これを受けて大韓航空は、札幌/千歳、名古屋/中部、大阪/関西、福岡~ソウル/仁川線と、札幌/千歳、大阪/関西、福岡~釜山線の7路線の発着枠を譲渡することで市場シェアの寡占化を是正すると提案。公取委はこうした措置の実行を前提とすれば、競争が妨げられる恐れはないと判断した。
日本が承認したことで、残るは米国とEUのみとなった。大韓航空は「日本の承認が米国とEUの承認決定に肯定的な影響を与えることを期待している」とコメントした。
両社の合併について、EUの行政執行機関であるECは昨年5月、両社の企業統合審査についての中間審査結果を発表し、合併に異を唱えた。
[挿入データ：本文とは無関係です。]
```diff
@@ -291,7 +448,7 @@
             const long long tq0 = clock64();
 #endif
             const int n = direction > 0 ? step : nt - 2 - step;
-            const double eps = eps_next, dt = dt_next;
+            const double eps = kh_uniform(eps_next), dt = kh_uniform(dt_next);
             if (step + 1 < nt - 1) {
                 const int nn = direction > 0 ? n + 1 : n - 1;
                 dt_next = p.dt[nn];
@@ -299,8 +456,14 @@
             }
             int nsub, m;
             kh_degree_cached((nrm0 + fabs(eps) * nrm1) * dt, s.deg, p.theta_max, p.inv_theta_max, dc, &nsub, &m);
-            if (m != m_rows) {
-                kh_q2_load_rows(p, s, m, tid);
+            dc.lo = kh_uniform(dc.lo);
+            dc.hi = kh_uniform(dc.hi);
+            if (m != m_rows || (STATIC_STEP && dt != dt_rows)) {
+                if (m != m_rows) kh_q2_load_rows(p, s, m, tid);
+                if constexpr (STATIC_STEP) {
+                    kh_q2_form_coef(s, p.fre, p.fim, dt, tid);
+                    dt_rows = kh_uniform(dt);
+                }
                 m_rows = m;
             }
             kh_q2_advance_reg(eps, eps_prev, h1, p1, p2, a, b);
@@ -311,8 +474,12 @@
             const long long tq1 = clock64();
             t_build += tq1 - tq0;
 #endif
-            matvecs += kh_q2_expm_action<R16>(a, b, state, s.buf, s.sbuf, s.inv2, cur, store_in, N, p.fre, p.fim, dt, nsub,
-                                              m, p.q2_odd != 0, wave, lane, [] {});
+            if constexpr (STATIC_STEP)
+                matvecs += kh_q2_expm_step<R16, true>(a, b, state, s.buf, s.sbuf, s.inv2, s.coef, cur, store_in, N, p.fre,
+                                                      p.fim, dt, nsub, m, p.q2_odd != 0, wave, lane, [] {});
+            else
+                matvecs += kh_q2_expm_action<R16>(a, b, state, s.buf, s.sbuf, s.inv2, cur, store_in, N, p.fre, p.fim, dt, nsub,
+                                                  m, p.q2_odd != 0, wave, lane, [] {});
 #ifdef KH_TIMING
             t_phases += clock64() - tq1;
 #endif
@@ -325,11 +492,11 @@
         }
 #endif
         if (store != nullptr && wave == 0 && lane < N)
-            store[((size_t)k * nt + (direction > 0 ? nt - 1 : 0)) * N + lane] = kh_q2_vec_at<R16>(s.buf[cur], lane);
+            store[((size_t)k * nt + (direction > 0 ? nt - 1 : 0)) * N + kh_q2_opaque(lane)] = kh_q2_vec_at<R16>(s.buf[cur], lane);
         if (state_out != nullptr && wave == 0 && lane < N)
-            state_out[(size_t)k * N + lane] = kh_q2_vec_at<R16>(s.buf[cur], lane);
-    }
-    if (tid == 0 && p.stats != nullptr) atomicAdd(p.stats, matvecs);
+            state_out[(size_t)k * N + kh_q2_opaque(lane)] = kh_q2_vec_at<R16>(s.buf[cur], lane);
+    }
+    if (tid == 0 && p.stats != nullptr) atomicAdd(p.stats, (double)matvecs);
 }
 
 __global__ void __launch_bounds__(KH_Q2_THREADS)
@@ -459,6 +626,8 @@
            shape_next = kh_uniform(u.shape[u.n_begin]);
     const double lam = kh_uniform(u.lambda[0]);
     int m_rows = -1;
+    constexpr bool STATIC_STEP = KH_Q2_STATIC_UPDATE != 0;
+    double dt_rows = 0.0;
     double stepw_next = kh_uniform(shape_next / lam);
     KhDegreeCache dc = {12, 1.0, 0.0};
 
@@ -541,8 +710,16 @@
         if (k == 0 && tid == 0) u.opt[n] = eps;
         int nsub, m;
         kh_degree_cached((nrm0 + fabs(eps) * nrm1) * dt, s.deg, p.theta_max, p.inv_theta_max, dc, &nsub, &m);
-        if (m != m_rows) {
-            kh_q2_load_rows(p, s, m, tid);
+        if constexpr (STATIC_STEP) {
+            dc.lo = kh_uniform(dc.lo);
+            dc.hi = kh_uniform(dc.hi);
+        }
+        if (m != m_rows || (STATIC_STEP && dt != dt_rows)) {
+            if (m != m_rows) kh_q2_load_rows(p, s, m, tid);
+            if constexpr (STATIC_STEP) {
+                kh_q2_form_coef(s, p.fre, p.fim, dt, tid);
+                dt_rows = kh_uniform(dt);
+            }
             m_rows = m;
         }
         if constexpr (PREFETCH)
@@ -568,11 +745,11 @@
             epilogue();
             __syncthreads();
 #else
-            matvecs += kh_q2_expm_action<false>(a, b, state, s.buf, s.sbuf, s.inv2, cur, fw_out, N, p.fre, p.fim, dt, nsub, m,
+            matvecs += kh_q2_expm_step<false, STATIC_STEP>(a, b, state, s.buf, s.sbuf, s.inv2, s.coef, cur, fw_out, N, p.fre, p.fim, dt, nsub, m,
                                          p.q2_odd != 0, wave, lane, epilogue);
 #endif
         } else {
-            matvecs += kh_q2_expm_action<false>(a, b, state, s.buf, s.sbuf, s.inv2, cur, fw_out, N, p.fre, p.fim, dt, nsub, m,
+            matvecs += kh_q2_expm_step<false, STATIC_STEP>(a, b, state, s.buf, s.sbuf, s.inv2, s.coef, cur, fw_out, N, p.fre, p.fim, dt, nsub, m,
                                          p.q2_odd != 0, wave, lane, [] {});
         }
 #ifdef KH_TIMING
```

ECは旅客輸送の事業について、インチョン(仁川)-フランクフルト(ドイツ)、パリ(フランス)、バロセロナ(スペイン)、ローマ(イタリア)の4路線で、貨物事業については韓国-欧州全域で競争の制限が懸念されるとの見解を示した。これを受け、大韓航空は昨年11月、競争制限の懸念緩和のための是正措置案をECに提出した。現在、審査中だが、韓国メディアなどによると、ECは今月14日前に結果を発表する予定。また、ロイター通信は先月、ECは承認する見込みと報じた。
EUが初認すれば残るは米国のみとなるが、韓国メディアのアジアトゥデイは、「米国が承認するか否かについては業界の見方が交錯する」と解説した。記事は「欧州が承認の方針なら米国も同様の方向になるとの予想と共に、米司法省が米韓路線の独占を懸念して訴訟を起こす可能性があるとの予測も出ている」とし、「仮に米国の反発が現実化すれば、もう一山ということになるだろう」と伝えた。